A revolução dos púlpitos digitais
A linha tênue que passou a separar as “coisas do mundo” e as “coisas de Deus” é válida também para as redes sociais, elas não são necessariamente profanas, podem ser, na verdade, instrumentos da fé. A internet democratizou os púlpitos e criou uma nova geração de pastores-influencers. O fenômeno do missionário Miguel Oliveira, pastor mirim de 15 anos que acumula mais de 1,4 milhão de seguidores no Instagram, é apenas a ponta do iceberg de uma transformação que deixou muitas igrejas tradicionais para trás. E os números confirmam essa sedução digital: Na faixa de 10 a 14 anos, 31,6% já se declaram evangélicos. É a geração do TikTok que assiste ao culto no celular.

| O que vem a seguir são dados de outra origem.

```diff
@@ -119,6 +124,18 @@
   };
   long long* prof = a.prof != nullptr ? a.prof + ((l * nsplit + bsplit) * CL + c) * 64 : nullptr;
   stamp(prof, 0, tid);
+  constexpr bool kPush = SM::kPush;
+  constexpr int PER = SM::PER;
+  if constexpr (kPush) {
+    static_assert(CL * NO * HID >= CL * 80, "rank 0's partial-H buffer holds the conv-gradient shares");
+    if (tid == 0) {
+      for (int i = 0; i < 3; ++i) mbarrier_init(&sm.bar[i], 1);
+      mbarrier_expect_tx(&sm.bar[0], CL * NO * HID * 8);
+      mbarrier_expect_tx(&sm.bar[1], MS * HID * 8);
+      mbarrier_expect_tx(&sm.bar[2], CL * min(PER, PART_N - PART_B1 - c * PER) * 8);
+    }
+    cluster_arrive_relaxed();
+  }
 
   const int call = a.calls != nullptr ? a.calls[l] : 0;
   const BatchGeom bg = batch_geom<true>(a, l, call);
@@ -273,11 +290,24 @@
 
   {
     constexpr int NJ1 = MS == 64 ? 2 : 1, NGRP = 8 / NJ1;
-    if (warp < (MS / 16) * NGRP) {
-      const int m0 = 16 * (warp / NGRP), n0 = 8 * NJ1 * (warp % NGRP);
-      double acc[NJ1][4];
-      zero(acc);
-      gemm_k<NJ1, KC>(acc, m0, n0, lane, at(sm.a, WS), at_t(sm.w, WS));
+    const bool busy = warp < (MS / 16) * NGRP;
+    const int m0 = 16 * (warp / NGRP), n0 = 8 * NJ1 * (warp % NGRP);
+    double acc[NJ1][4];
+    zero(acc);
+    if (busy) gemm_k<NJ1, KC>(acc, m0, n0, lane, at(sm.a, WS), at_t(sm.w, WS));
+    if constexpr (kPush) {
+      cluster_wait();
+      if (busy) {
+#pragma unroll
+        for (int j = 0; j < NJ1; ++j)
+#pragma unroll
+          for (int i = 0; i < 4; i += 2) {
+            const int s = frow(m0, lane, i), r = s / NO;
+            st_async(map_to(sm.hin + (c * NO + s - r * NO) * HID + fcol(n0 + 8 * j, lane, i), (uint32_t)r), acc[j][i],
+                     acc[j][i + 1], map_to(&sm.bar[0], (uint32_t)r));
+          }
+      }
+    } else if (busy) {
 #pragma unroll
       for (int j = 0; j < NJ1; ++j)
 #pragma unroll
@@ -285,7 +315,11 @@
     }
   }
   stamp(prof, 5, tid);
-  cluster_sync();
+  if constexpr (kPush) {
+    if (warp < NO) mbarrier_wait_parity_cluster(&sm.bar[0], 0);
+  } else {
+    cluster_sync();
+  }
   stamp(prof, 6, tid);
   if (c == 0 && tid == 0 && a.calls != nullptr) {
     if (a.arrive == nullptr || nsplit == 1) a.calls[l] = call + 1;
@@ -303,7 +337,10 @@
       const double* src = sm.h + s * HS + j;
       double v = sm.b1[j];
 #pragma unroll
-      for (int r = 0; r < CL; ++r) v += ld_dsmem(map_to(src, (uint32_t)r));
+      for (int r = 0; r < CL; ++r) {
+        if constexpr (kPush) v += sm.hin[(r * NO + sl) * HID + j];
+        else v += ld_dsmem(map_to(src, (uint32_t)r));
+      }
       hv[q] = v > 0.0 ? v : 0.0;
       sm.h_loc[sl * HR + hr(j)] = hv[q];
     }
@@ -341,54 +378,79 @@
       dh[1] += d * sm.w2[cc * HR + hr(lane + 32)];
     }
 #pragma unroll
-    for (int q = 0; q < 2; ++q) sm.dh_loc[sl * HID + lane + 32 * q] = hv[q] > 0.0 ? dh[q] : 0.0;
+    for (int q = 0; q < 2; ++q) {
+      dh[q] = hv[q] > 0.0 ? dh[q] : 0.0;
+      sm.dh_loc[sl * HID + lane + 32 * q] = dh[q];
+    }
+    if constexpr (kPush) {
+      const int e = (2 * lane) & 31;
+      const double e0 = __shfl_sync(0xffffffffu, dh[0], e), e1 = __shfl_sync(0xffffffffu, dh[1], e);
+      const double o0 = __shfl_sync(0xffffffffu, dh[0], e + 1), o1 = __shfl_sync(0xffffffffu, dh[1], e + 1);
+#pragma unroll
+      for (int r = 0; r < CL; ++r)
+        st_async(map_to(sm.h + s * HS + 2 * lane, (uint32_t)r), lane < 16 ? e0 : e1, lane < 16 ? o0 : o1,
+                 map_to(&sm.bar[1], (uint32_t)r));
+    }
   }
   __syncthreads();
+  auto share = [&](int o, double v) {
+    if constexpr (kPush) {
+      const int e = o - PART_B1, q = e / PER;
+      st_async(map_to(sm.shr + c * PER + (e - q * PER), (uint32_t)q), v, map_to(&sm.bar[2], (uint32_t)q));
+    } else {
+      sm.part[o] = v;
+    }
+  };
   for (int o = tid; o < NCLS * HID; o += NT) {
     const int cc = o >> 6, j = o & 63;
     double v = 0.0;
     for (int sl = 0; sl < NO; ++sl) v += sm.dz[sl * 16 + cc] * sm.h_loc[sl * HR + hr(j)];
-    sm.part[PART_W2 + o] = v;
+    share(PART_W2 + o, v);
   }
   if (tid < HID) {
     double v = 0.0;
     for (int sl = 0; sl < NO; ++sl) v += sm.dh_loc[sl * HID + tid];
-    sm.part[PART_B1 + tid] = v;
+    share(PART_B1 + tid, v);
   } else if (tid >= 64 && tid < 64 + NCLS) {
     double v = 0.0;
     for (int sl = 0; sl < NO; ++sl) v += sm.dz[sl * 16 + (tid - 64)];
-    sm.part[PART_B2 + (tid - 64)] = v;
+    share(PART_B2 + (tid - 64), v);
   } else if (tid == 96) {
     double v = 0.0;
     for (int sl = 0; sl < NO; ++sl) v += sm.red[sl];
-    sm.part[PART_LOSS] = v * inv_bs;
+    share(PART_LOSS, v * inv_bs);
   }
   stamp(prof, 7, tid);
-  cluster_sync();
+  if constexpr (kPush) mbarrier_wait_parity_cluster(&sm.bar[1], 0);
+  else cluster_sync();
   stamp(prof, 8, tid);
   auto grad_row = [&]() { return reinterpret_cast<double*>(a.grad_part) + ((size_t)l * nsplit + bsplit) * a.n_pad; };
-  {
-    constexpr int NE = PART_N - PART_B1, PER = (NE + CL - 1) / CL;
-    const int o = PART_B1 + c * PER + tid;
-    if (tid < PER && o < PART_N) {
-      double* gp = grad_row();
-      double v = 0.0;
-#pragma unroll
-      for (int r = 0; r < CL; ++r) v += ld_dsmem(map_to(sm.part + o, (uint32_t)r));
-      if (o < PART_W2) gp[a.off_b1 + (o - PART_B1)] = v;
-      else if (o < PART_B2) gp[a.off_w2 + (o - PART_W2)] = v;
-      else if (o < PART_LOSS) gp[a.off_b2 + (o - PART_B2)] = v;
-      else {
-        a.loss_part[l * nsplit + bsplit] = (float)v;
-        if (a.loss_mirror != nullptr) a.loss_mirror[l * nsplit + bsplit] = (float)v;
-      }
-    }
-  }
-  for (int o = tid; o < MS * HID; o += NT) {
-    const int s = o >> 6, j = o & 63, r = s / NO;
-    sm.h[s * HS + j] = ld_dsmem(map_to(sm.dh_loc + (s - r * NO) * HID + j, (uint32_t)r));
-  }
-  __syncthreads();
+  auto reduce_share = [&](int i) {
+    const int o = PART_B1 + c * PER + i;
+    if (o >= PART_N) return;
+    double* gp = grad_row();
+    double v = 0.0;
+#pragma unroll
+    for (int r = 0; r < CL; ++r) {
+      if constexpr (kPush) v += sm.shr[r * PER + i];
+      else v += ld_dsmem(map_to(sm.part + o, (uint32_t)r));
+    }
+    if (o < PART_W2) gp[a.off_b1 + (o - PART_B1)] = v;
+    else if (o < PART_B2) gp[a.off_w2 + (o - PART_W2)] = v;
+    else if (o < PART_LOSS) gp[a.off_b2 + (o - PART_B2)] = v;
+    else {
+      a.loss_part[l * nsplit + bsplit] = (float)v;
+      if (a.loss_mirror != nullptr) a.loss_mirror[l * nsplit + bsplit] = (float)v;
+    }
+  };
+  if constexpr (!kPush) {
+    if (tid < PER) reduce_share(tid);
+    for (int o = tid; o < MS * HID; o += NT) {
+      const int s = o >> 6, j = o & 63, r = s / NO;
+      sm.h[s * HS + j] = ld_dsmem(map_to(sm.dh_loc + (s - r * NO) * HID + j, (uint32_t)r));
+    }
+    __syncthreads();
+  }
   stamp(prof, 9, tid);
 
   constexpr int NP2 = (MS / 16) * (KT / 2), NR2 = (NP2 + NT / 32 - 1) / (NT / 32);
@@ -422,6 +484,10 @@
   constexpr int W3 = NT / 32 - HID / 16, NJ3 = 2;
   static_assert(KT % NJ3 == 0, "GEMM 3 passes cover the column tiles");
   if (warp >= W3) {
+    if constexpr (kPush) {
+      mbarrier_wait_parity_cluster(&sm.bar[2], 0);
+      for (int i = tid - W3 * 32; i < PER; i += NT - W3 * 32) reduce_share(i);
+    }
     double* gp = grad_row();
     const int m0 = 16 * (warp - W3);
 #pragma unroll 1
@@ -502,6 +568,7 @@
     }
   }
   __syncthreads();
+  double* cin = kPush ? sm.hin : sm.h_loc;
   if (tid < 78) {
     double v = 0.0;
     if (tid < 75) {
@@ -511,7 +578,7 @@
     } else {
       v = wsums[KS * KW * 16 + (tid - 75)];
     }
-    st_dsmem(map_to(sm.h_loc + c * 80 + tid, 0u), v);
+    st_dsmem(map_to(cin + c * 80 + tid, 0u), v);
   }
   stamp(prof, 13, tid);
   cluster_sync();
@@ -519,7 +586,7 @@
     double* gp = grad_row();
     double v = 0.0;
 #pragma unroll
-    for (int r = 0; r < CL; ++r) v += sm.h_loc[r * 80 + tid];
+    for (int r = 0; r < CL; ++r) v += cin[r * 80 + tid];
     gp[tid < 75 ? a.off_wc + tid : a.off_bc + (tid - 75)] = v;
   }
   stamp(prof, 14, tid);
```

Juventude conectada e fé digitalizada
A nova geração evangélica não se parece com a dos seus pais. Ela não se contenta com cultos tradicionais, de duas horas. Quer Instagram, TikTok, música eletrônica e pastores que falam sua linguagem. E têm opções: desde a igreja para fãs de heavy metal até aquela que substitui o púlpito por uma prancha de surf e oferece uma série de esportes radicais para seus fiéis. Pastor filiado à Ordem dos Pastores Batistas do Brasil e Mestre em Teologia, Joás Menezes explica que esse novo modelo de igrejas mais informais seguem uma trajetória que, ao invés de esperar que as pessoas cheguem, vão ao encontro delas. “Falam sua linguagem, entendem seus códigos culturais e oferecem um ambiente com o qual eles se identificam, seja pela forma de se vestir, pela música ou pelo jeito de se comunicar”, explica.
Mas a doutrina cede espaço?
Para alguns, essa modernização cobra um preço. A doutrina dá lugar ao entretenimento e ao espetáculo. Pastores-influencers vendem lifestyle e prometem prosperidade espiritual e material. A fé se torna produto, e muitos fiéis não distinguem fé e propaganda.
O marketing da salvação
Por trás do crescimento evangélico, há uma máquina econômica poderosa. Dízimos, ofertas, produtos licenciados, shows gospel, editoras cristãs, a fé virou indústria bilionária. Megaigrejas constroem impérios midiáticos, pastores viram celebridades e templos viram shoppings da salvação. Mas esse poder também abre espaço para escândalos: disputas familiares, práticas abusivas, lideranças controversas.
Disputa de louvor
A disputa religiosa vai além da fé. Ela busca oferecer sentido e acolhimento em um país desigual. Enquanto uns prometem milagres, outros oferecem tradição. O futuro religioso do Brasil não será decidido pelo tamanho dos templos, mas por quem conseguir conciliar fé, inclusão e justiça social.